PROBLEM DETAILS: Give back an exact copy of the lines in the records below, from the line that has "hipSuccess ? 0 : -2;" through the line that has "(!d->x || !d->out1", and nothing besides.

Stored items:
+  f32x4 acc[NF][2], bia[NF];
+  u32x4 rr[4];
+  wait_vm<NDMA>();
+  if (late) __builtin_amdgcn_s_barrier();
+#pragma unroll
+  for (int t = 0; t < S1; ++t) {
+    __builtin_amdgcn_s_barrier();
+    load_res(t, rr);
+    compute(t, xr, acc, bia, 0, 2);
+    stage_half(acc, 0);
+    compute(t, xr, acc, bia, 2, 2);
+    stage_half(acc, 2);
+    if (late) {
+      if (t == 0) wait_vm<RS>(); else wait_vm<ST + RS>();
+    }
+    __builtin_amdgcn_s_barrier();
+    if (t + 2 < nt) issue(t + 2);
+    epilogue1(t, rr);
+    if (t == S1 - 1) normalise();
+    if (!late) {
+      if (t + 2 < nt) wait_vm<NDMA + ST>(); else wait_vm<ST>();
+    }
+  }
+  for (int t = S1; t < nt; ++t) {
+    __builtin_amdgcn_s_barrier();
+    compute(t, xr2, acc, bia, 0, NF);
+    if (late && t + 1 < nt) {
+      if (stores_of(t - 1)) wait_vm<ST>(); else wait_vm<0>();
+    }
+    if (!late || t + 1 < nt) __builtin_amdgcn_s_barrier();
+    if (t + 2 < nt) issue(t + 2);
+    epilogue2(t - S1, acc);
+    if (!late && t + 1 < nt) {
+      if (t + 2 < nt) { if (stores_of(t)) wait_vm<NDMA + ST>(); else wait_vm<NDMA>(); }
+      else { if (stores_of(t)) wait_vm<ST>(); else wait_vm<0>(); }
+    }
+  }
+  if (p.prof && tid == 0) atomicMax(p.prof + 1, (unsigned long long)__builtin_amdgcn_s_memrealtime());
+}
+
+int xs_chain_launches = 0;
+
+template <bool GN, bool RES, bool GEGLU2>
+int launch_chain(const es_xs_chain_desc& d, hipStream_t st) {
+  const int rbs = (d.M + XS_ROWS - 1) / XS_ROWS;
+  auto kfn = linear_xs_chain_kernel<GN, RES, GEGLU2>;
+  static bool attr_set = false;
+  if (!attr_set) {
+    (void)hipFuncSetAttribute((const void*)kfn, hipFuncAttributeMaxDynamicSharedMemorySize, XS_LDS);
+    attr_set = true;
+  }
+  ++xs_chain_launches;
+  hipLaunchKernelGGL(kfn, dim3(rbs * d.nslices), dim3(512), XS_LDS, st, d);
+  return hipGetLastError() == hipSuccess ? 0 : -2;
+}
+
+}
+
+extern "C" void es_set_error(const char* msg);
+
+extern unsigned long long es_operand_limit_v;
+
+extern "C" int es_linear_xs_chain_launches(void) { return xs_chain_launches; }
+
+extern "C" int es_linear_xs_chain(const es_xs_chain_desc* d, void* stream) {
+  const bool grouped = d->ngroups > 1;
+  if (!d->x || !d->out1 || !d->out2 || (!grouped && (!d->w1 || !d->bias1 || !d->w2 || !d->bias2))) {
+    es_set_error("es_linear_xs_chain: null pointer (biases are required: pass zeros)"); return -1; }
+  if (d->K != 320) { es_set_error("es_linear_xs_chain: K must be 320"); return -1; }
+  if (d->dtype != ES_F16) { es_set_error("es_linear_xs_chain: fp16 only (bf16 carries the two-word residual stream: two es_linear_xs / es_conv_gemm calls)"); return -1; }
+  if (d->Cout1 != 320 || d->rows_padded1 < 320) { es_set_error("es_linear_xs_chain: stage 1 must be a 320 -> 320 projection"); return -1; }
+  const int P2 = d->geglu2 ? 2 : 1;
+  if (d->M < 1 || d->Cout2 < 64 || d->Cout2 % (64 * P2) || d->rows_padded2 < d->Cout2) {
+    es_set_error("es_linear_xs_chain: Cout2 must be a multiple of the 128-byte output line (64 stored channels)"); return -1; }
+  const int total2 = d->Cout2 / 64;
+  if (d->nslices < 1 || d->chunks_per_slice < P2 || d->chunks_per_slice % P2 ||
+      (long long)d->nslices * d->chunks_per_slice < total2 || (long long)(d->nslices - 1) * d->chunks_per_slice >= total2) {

EXERCISE OUTPUT:
+  return hipGetLastError() == hipSuccess ? 0 : -2;
+}
+
+}
+
+extern "C" void es_set_error(const char* msg);
+
+extern unsigned long long es_operand_limit_v;
+
+extern "C" int es_linear_xs_chain_launches(void) { return xs_chain_launches; }
+
+extern "C" int es_linear_xs_chain(const es_xs_chain_desc* d, void* stream) {
+  const bool grouped = d->ngroups > 1;
+  if (!d->x || !d->out1 || !d->out2 || (!grouped && (!d->w1 || !d->bias1 || !d->w2 || !d->bias2))) {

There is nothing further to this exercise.